# Sony DCR-HC62 Handycam screen image issue when recording



## anniebhunter (Nov 14, 2008)

Hi,

We bought a Sony DCR HC62 Handycam last month. Twice now while recording a video, horizontal gray bars appear on the display screen breaking the image up. Like looking at the image through venetian blinds. They stay on the screen for a few seconds and then disappear. We bought a head cleaner and ran it through last night and are continuing to use the camera to see if it occurs again. We are using 60 minute Maxell tapes. We have tried Sony tech support which is an absolute joke (they should be ashamed)!!! We have 60 days left on the warranty and want to get some answers so that we can make a decision to either take it back or resolve the issue.
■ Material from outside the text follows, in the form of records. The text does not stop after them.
#ifndef BDPT_WALK_WAVES_PER_EU
#define BDPT_WALK_WAVES_PER_EU 4
#endif
constexpr uint32_t kParkedMiss = 1u << 30;
template <bool GGX, bool COUNT, bool EXT, bool MASKED>
__global__ __launch_bounds__(kWave) __attribute__((amdgpu_waves_per_eu(BDPT_WALK_WAVES_PER_EU, 8))) void walk_kernel(
    SceneDev S, FrameDev F, PathBuf P, uint32_t* __restrict__ head, FrameArg<MASKED ? FrameKind::Masked : FrameKind::Plain> mask) {
  BDPT_ONE_WAVE_PER_GROUP();
  __shared__ int s_stack[kWalkStackLds * kWave];
  __shared__ uint4 s_pool[kPoolEntries];
  __shared__ float s_srgb[256];
#pragma unroll
  for (int i = 0; i < 256; i += kWave) s_srgb[i + (int)threadIdx.x] = S.sc->srgbLut[i + (int)threadIdx.x];
  __syncthreads();
  ldsF32* const srgb = (ldsF32*)s_srgb;
  const MaskDev& M = maskOf(mask);
  int* stk = s_stack + threadIdx.x;
  const int lane = (int)(threadIdx.x & 63u);
  const unsigned long long laneBelow = (1ull << lane) - 1ull;
  const int D = (int)F.p.maxDepth;
  const bool fromLobe = (F.p.flags & BDPT_PARAM_SPECULAR_FROM_LOBE) != 0;
  const uint32_t firstV = (D >= 2) ? 0u : kNumSubQueues, numV = 2u * kNumSubQueues - firstV;
  bool trav = false;
  uint32_t id = 0;
  TravState T;
  travInit(T, mk(0), mk(0), F.p.minT, 1.0e38f);
  T.cur = kDone;
  uint32_t nNodes = 0, nTris = 0, nAlpha = 0;
  uint32_t nEye = 0, nLight = 0, nParked = 0, nReady = 0;
  uint32_t vq = firstV + blockIdx.x % numV, tried = 0, chunkPos = 0, chunkEnd = 0, chunk = BDPT_WALK_CHUNK;
  bool exhausted = false;
  const uint32_t wavesPerList = (gridDim.x + numV - 1) / numV;
  for (;;) {
    unsigned long long travMask = __ballot(trav);
    const bool flush = (travMask == 0ull) && nReady == 0 && exhausted && nParked > 0;
    if (nParked >= (uint32_t)BDPT_WALK_SHADE_MIN || flush) {
      const uint32_t n = nParked < (uint32_t)kWave ? nParked : (uint32_t)kWave;
      nParked -= n;
      const bool act = (uint32_t)lane < n;
      uint4 rec = make_uint4(0, 0, 0, 0);
      if (act) rec = s_pool[nParked + (uint32_t)lane];
      __syncthreads();
      const uint32_t p = rec.x & 0xffffffu;
      const int path = (int)((rec.x >> 24) & 1u), k = (int)((rec.x >> 25) & 31u);
      nEye += (uint32_t)__popcll(__ballot(act && path == PATH_EYE));
      nLight += (uint32_t)__popcll(__ballot(act && path == PATH_LIGHT));
      bool survive = false;
      f3 L = mk(0);
      if (act) {
        const bool miss = EXT ? (rec.x & kParkedMiss) != 0u : (int)rec.y < 0;
        const int prim = miss ? -1 : (int)rec.y;
        const float4* rk = vtxPtr(P, path, k, p);
        const float4 qc = rk[0], qp = rk[1];
        const f3 o = mk(qp.x, qp.y, qp.z);
        f3 found = mk(0);
        bool haveFound = false;
        if (prim >= 0) {
          const uint32_t seed = __float_as_uint(qc.w);
          const f3 thr = mk(qc.x, qc.y, qc.z);
          Shading sd = shadeHitLut<false>(S, srgb, (uint32_t)prim, __uint_as_float(rec.z), __uint_as_float(rec.w), o);
          float pdf;
          bool isSpec;
          f3 w = sampleBRDF<GGX>(seed, sd.N, sd.N, sd.V, sd.diffuse, sd.specular, sd.roughness, fromLobe, L, pdf, isSpec);
          Vtx v;
          v.color = thr * w;
          v.pos = sd.posW;
          v.N = sd.N;
          v.V = sd.V;
          v.dif = sd.diffuse;
          v.spec = sd.specular;
          v.rough = sd.roughness;
          v.isSpec = isSpec;
          v.pdf = pdf;
          v.seed = seed;
          storeVtx(P, path, k + 1, p, v);
// ... 13 lines not shown
          Vtx g = zeroVtx();
          if (path == PATH_EYE && k == 1) {
            g.pos = o;
          } else {
            loadSurf(P, path, k, p, g);
            g.V = ldPlane3(P, path, k, F_V, p);
            if (path == PATH_LIGHT && k == 0) g.pdf = 0.0f;
          }
          g.color = mk(0);
          storeVtx(P, path, k + 1, p, g);
          if (path == PATH_EYE) {
            P.eyeLast[p] = (uint8_t)(k + 1);
          } else {
            P.lightLast[p] = (uint8_t)(k + 1);
            P.lightReal[p] = (uint8_t)k;
          }
        }
        if (MASKED && haveFound && M.mask[P.pix[p]] == 0) haveFound = false;
        if (EXT && haveFound) {
          f3 term = clampVec(found / (float)(k + 1), F.p.clampUpper);
          if (isnan3(term)) term = mk(0);
          float4* out4 = reinterpret_cast<float4*>(F.out);
          const size_t pix = P.pix[p];
          float4 acc = out4[pix];
          acc.x = acc.x + term.x;
          acc.y = acc.y + term.y;
          acc.z = acc.z + term.z;
          acc.w = acc.w + 1.0f;
          out4[pix] = acc;
        }
      }
      const unsigned long long sm = __ballot(survive);
      if (survive) {
        const uint32_t slot = kPoolEntries - 1u - nReady - (uint32_t)__popcll(sm & laneBelow);
        s_pool[slot] = make_uint4(packPath(p, path, k + 1), __float_as_uint(L.x), __float_as_uint(L.y), __float_as_uint(L.z));
      }
      nReady += (uint32_t)__popcll(sm);
      __builtin_amdgcn_fence(__ATOMIC_RELEASE, "workgroup");
      __syncthreads();
    }
    const int empty = 64 - __popcll(travMask);
    if ((empty >= BDPT_WALK_REFILL || travMask == 0ull) && (nReady > 0 || !exhausted)) {
      const unsigned long long emptyMask = ~travMask;
      const uint32_t rank = (uint32_t)__popcll(emptyMask & laneBelow);
      const uint32_t fromReady = ((uint32_t)empty < nReady) ? (uint32_t)empty : nReady;
      bool got = false;
      uint32_t nid = 0;
      f3 dir = mk(0);
      if (!trav && rank < fromReady) {
        const uint4 r = s_pool[kPoolEntries - nReady + rank];
        nid = r.x;
        dir = mk(__uint_as_float(r.y), __uint_as_float(r.z), __uint_as_float(r.w));
        got = true;
      }
      __syncthreads();
      nReady -= fromReady;
      uint32_t want = (uint32_t)empty - fromReady;
      uint32_t taken = fromReady;
      while (want > 0 && !exhausted) {
        while (chunkPos >= chunkEnd && !exhausted) {
          const uint32_t* counts = (MASKED && vq < kNumSubQueues) ? M.walkEyeCount : P.qcount;
          const uint32_t nq = counts[(vq % kNumSubQueues) * kCursorStride];
          uint32_t base = nq;
          if (__hip_atomic_load(&head[vq * kCursorStride], __ATOMIC_RELAXED, __HIP_MEMORY_SCOPE_AGENT) < nq) {
            uint32_t share = (nq / wavesPerList + 15u) & ~15u;
            chunk = share < 16u ? 16u : (share > (uint32_t)BDPT_WALK_CHUNK ? (uint32_t)BDPT_WALK_CHUNK : share);
            if (lane == 0) base = atomicAdd(&head[vq * kCursorStride], chunk);
            base = (uint32_t)__builtin_amdgcn_readfirstlane((int)base);
          }
          if (base < nq) {
            chunkPos = base;
            chunkEnd = (base + chunk < nq) ? base + chunk : nq;
            tried = 0;
          } else {
            vq = (vq + 1 == 2u * kNumSubQueues) ? firstV : vq + 1;
            if (++tried >= numV) exhausted = true;
          }
// ... 37 lines not shown
      if ((int)__popcll(waitMask) >= waitNeed || nodeMask == 0ull) {
        if (trav && T.cur < 0) {
          finished = (T.cur == kDone);
          if (!finished) {
            finished = leafStep<0, COUNT>(S, T, nTris, nAlpha);
            if (!finished) {
              T.cur = travPop<kWalkStackLds>(S, T, stk);
              finished = (T.cur == kDone);
            }
          }
        }
      }
    }
#else
    if (trav) {
      while (T.cur >= 0) {
        if (COUNT) nNodes++;
        nodeStep<BDPT_WALK_ORDER, kWalkStackLds>(S, T, stk);
      }
      finished = (T.cur == kDone);
      if (!finished) {
        finished = leafStep<0, COUNT>(S, T, nTris, nAlpha);
        if (!finished) {
          T.cur = travPop<kWalkStackLds>(S, T, stk);
          finished = (T.cur == kDone);
        }
      }
    }
#endif
    const unsigned long long finMask = __ballot(finished);
    if (finMask) {
      if (finished) {
        const bool miss = T.best.prim < 0;
        s_pool[nParked + (uint32_t)__popcll(finMask & laneBelow)] =
            (EXT && miss) ? make_uint4(id | kParkedMiss, __float_as_uint(T.d.x), __float_as_uint(T.d.y), __float_as_uint(T.d.z))
                          : make_uint4(id, (uint32_t)T.best.prim, __float_as_uint(T.best.u), __float_as_uint(T.best.v));
        trav = false;
      }
      nParked += (uint32_t)__popcll(finMask);
      __syncthreads();
    }
  }
  if (lane == 0) {
    if (nEye) atomicAdd(&F.counters->v[blockIdx.x % kCounterShards][C_RAYS_EYE], (unsigned long long)nEye);
    if (nLight) atomicAdd(&F.counters->v[blockIdx.x % kCounterShards][C_RAYS_LIGHT], (unsigned long long)nLight);
  }
  if (COUNT) {
    waveAddCount(F.counters, C_NODE_CLOSEST, nNodes);
    waveAddCount(F.counters, C_TRI_CLOSEST, nTris);
    waveAddCount(F.counters, C_ALPHA_CLOSEST, nAlpha);
  }
}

Any help would be greatly appreciated!


----------



## anniebhunter (Nov 14, 2008)

This actually happens on playback not while recording as posted above. Below is a snapshot of the screen.


----------



## DonaldG (Aug 23, 2007)

anniebhunter said:


> Hi,
> 
> We bought a Sony DCR HC62 Handycam last month.



Hi & a warm welcome to TSF :wave:

If you only bought it last month, take it back to the point of purchase and request a replacement. (Not a repair)

It seems that it has an intermittant fault. I don't think there is anything TSF can help other than suggesting a replacement.

Regards
Donald


----------